§ WHAT IS REQUIRED:
Look below for the line holding "AVS_DEV GArr<int> cand_()" and the line holding "AVS_DEV GArr<real> gref_()". Repeat those two and everything between, exactly.

..........

@@ -915,6 +912,7 @@
 template <typename real, int NCH, typename KA>
 __device__ AVS_OUTLINE_5 int newton_solve_coupled(KA ka, GLB_PTR(const real) rows, LDS_PTR(real) r_, LDS_PTR(int) ii_, LDS_PTR(const int) li_, int nefc, int ncon, int nlead,
                                                               int iters, real tol, real scale, int profiling) {
+    PHASE_LAUNDER();
     return newton_solve<real, NCH, true>(ka, rows, r_, ii_, li_, nefc, ncon, nlead, iters, tol, scale, profiling);
 }
 
diff --git a/av_aloha_amd/csrc/avsim_phys.hip.h b/av_aloha_amd/csrc/avsim_phys.hip.h
--- a/av_aloha_amd/csrc/avsim_phys.hip.h
+++ b/av_aloha_amd/csrc/avsim_phys.hip.h
@@ -348,10 +348,9 @@
 template <typename T> AVS_DEV LDS_PTR(T) uni_lds(LDS_PTR(T) p) {
     return (LDS_PTR(T))(unsigned long long)(unsigned)__builtin_amdgcn_readfirstlane((int)(unsigned)(unsigned long long)p);
 }
-template <typename T> AVS_DEV GLB_PTR(T) uni_glb(GLB_PTR(T) p) {
-    const unsigned long long v = (unsigned long long)p;
-    return (GLB_PTR(T))(((unsigned long long)(unsigned)__builtin_amdgcn_readfirstlane((int)(unsigned)(v >> 32)) << 32) | (unsigned)__builtin_amdgcn_readfirstlane((int)(unsigned)v));
-}
+template <typename T> AVS_DEV GLB_PTR(T) uni_glb(GLB_PTR(T) p) { return glb_uniform(p); }
+template <typename T> AVS_DEV GArr<T> garr(GLB_PTR(T) p) { return GArr<T>(p); }
+#define TAB(name) garr(ka->m.name)
 
 template <typename T> AVS_DEV T secular_step(T val, T r2, T r, T yw) {
     const T yy = val + r2, ny = sqrt(yy);
@@ -1410,13 +1409,13 @@
 
 typedef float avs_v4f __attribute__((ext_vector_type(4)));
 typedef double avs_v2d __attribute__((ext_vector_type(2)));
-AVS_DEV void store_row16(GLB_PTR(float) dst, const float* v) {
-#pragma unroll
-    for (int q = 0; q < 4; q++) { avs_v4f t = {v[4 * q], v[4 * q + 1], v[4 * q + 2], v[4 * q + 3]}; ((GLB_PTR(avs_v4f))dst)[q] = t; }
-}
-AVS_DEV void store_row16(GLB_PTR(double) dst, const double* v) {
-#pragma unroll
-    for (int q = 0; q < 8; q++) { avs_v2d t = {v[2 * q], v[2 * q + 1]}; ((GLB_PTR(avs_v2d))dst)[q] = t; }
+AVS_DEV void store_row16(GArr<float> dst, const float* v) {
+#pragma unroll
+    for (int q = 0; q < 4; q++) { avs_v4f t = {v[4 * q], v[4 * q + 1], v[4 * q + 2], v[4 * q + 3]}; dst.as<avs_v4f>()[q] = t; }
+}
+AVS_DEV void store_row16(GArr<double> dst, const double* v) {
+#pragma unroll
+    for (int q = 0; q < 8; q++) { avs_v2d t = {v[2 * q], v[2 * q + 1]}; dst.as<avs_v2d>()[q] = t; }
 }
 
 AVS_DEV void lds_load8(const float* p, float* v) {
@@ -1451,7 +1450,7 @@
 template <typename real, typename KA>
 AVS_DEV void body_inertia(KA ka, const real* xmat, const real* xipos, int b, SInert<real>& s) {
     const real* R = xmat + 9 * b;
-    GLB_PTR(const real) Ib = ka->m.body_inertia + 6 * b;
+    const GArr<const real> Ib = TAB(body_inertia) + 6 * b;
     real I3[9] = {Ib[0], Ib[3], Ib[4], Ib[3], Ib[1], Ib[5], Ib[4], Ib[5], Ib[2]}, T[9], Ic[9];
 #pragma unroll
     for (int i = 0; i < 3; i++)
@@ -1461,7 +1460,7 @@
     for (int i = 0; i < 3; i++)
 #pragma unroll
         for (int j = 0; j < 3; j++) Ic[3 * i + j] = T[3 * i] * R[3 * j] + T[3 * i + 1] * R[3 * j + 1] + T[3 * i + 2] * R[3 * j + 2];
-    real ms = ka->m.body_mass[b];
+    real ms = TAB(body_mass)[b];
     real c[3] = {xipos[3 * b], xipos[3 * b + 1], xipos[3 * b + 2]};
     real cc = dot3(c, c);
     s.m = ms;
@@ -1645,13 +1644,13 @@
     }
     AVS_DEV int nobj_() const { if constexpr (spec_fixed<SPEC>) return SPEC::nobj; else return ka->m.nobj; }
     AVS_DEV int hull_ovf_() const { if constexpr (spec_fixed<SPEC>) return SPEC::hull_ovf; else return ka->m.hull_ovf; }
-    AVS_DEV GLB_PTR(real) rows_() const { return (GLB_PTR(real))ka->m.rJ_glob + (size_t)env * ka->lay.gefc * ROW_S; }
-    AVS_DEV GLB_PTR(real) rowsB_() const { return (GLB_PTR(real))ka->m.rB_glob + (size_t)env * ka->lay.gefc * ROW_S; }
-    AVS_DEV GLB_PTR(real) coup_() const { return (GLB_PTR(real))ka->m.gA_glob + (size_t)env * ka->lay.ggrp * GA_W; }
-    AVS_DEV GLB_PTR(int) near_() const { return (GLB_PTR(int))ka->m.near_glob + (size_t)env * NEAR_MAX; }
-    AVS_DEV GLB_PTR(int) cand_() const { return (GLB_PTR(int))ka->m.cand_glob + (size_t)env * CAND_MAX; }
-    AVS_DEV GLB_PTR(real) bxo_() const { return (GLB_PTR(real))ka->m.bxo_glob + (size_t)env * 64 * BOX_OVF_W; }
-    AVS_DEV GLB_PTR(real) gref_() const { return (GLB_PTR(real))ka->m.gref_glob + (size_t)env * ka->m.ngeom * 3; }
+    AVS_DEV GArr<real> rows_() const { return glb_block((GLB_PTR(real))ka->m.rJ_glob, env, (unsigned)(ka->lay.gefc * ROW_S)); }
+    AVS_DEV GArr<real> rowsB_() const { return glb_block((GLB_PTR(real))ka->m.rB_glob, env, (unsigned)(ka->lay.gefc * ROW_S)); }
+    AVS_DEV GArr<real> coup_() const { return glb_block((GLB_PTR(real))ka->m.gA_glob, env, (unsigned)(ka->lay.ggrp * GA_W)); }
+    AVS_DEV GArr<int> near_() const { return glb_block((GLB_PTR(int))ka->m.near_glob, env, (unsigned)NEAR_MAX); }
+    AVS_DEV GArr<int> cand_() const { return glb_block((GLB_PTR(int))ka->m.cand_glob, env, (unsigned)CAND_MAX); }
+    AVS_DEV GArr<real> bxo_() const { return glb_block((GLB_PTR(real))ka->m.bxo_glob, env, (unsigned)(64 * BOX_OVF_W)); }
+    AVS_DEV GArr<real> gref_() const { return glb_block((GLB_PTR(real))ka->m.gref_glob, env, (unsigned)(ka->m.ngeom * 3)); }
     AVS_DEV const int* body_parent_() const { return LI() + ka->mo.body_parent; }
     AVS_DEV const int* body_jntadr_() const { return LI() + ka->mo.body_jntadr; }
     AVS_DEV const int* body_jntnum_() const { return LI() + ka->mo.body_jntnum; }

..........

§ OUTPUT BELOW:
+    AVS_DEV GArr<int> cand_() const { return glb_block((GLB_PTR(int))ka->m.cand_glob, env, (unsigned)CAND_MAX); }
+    AVS_DEV GArr<real> bxo_() const { return glb_block((GLB_PTR(real))ka->m.bxo_glob, env, (unsigned)(64 * BOX_OVF_W)); }
+    AVS_DEV GArr<real> gref_() const { return glb_block((GLB_PTR(real))ka->m.gref_glob, env, (unsigned)(ka->m.ngeom * 3)); }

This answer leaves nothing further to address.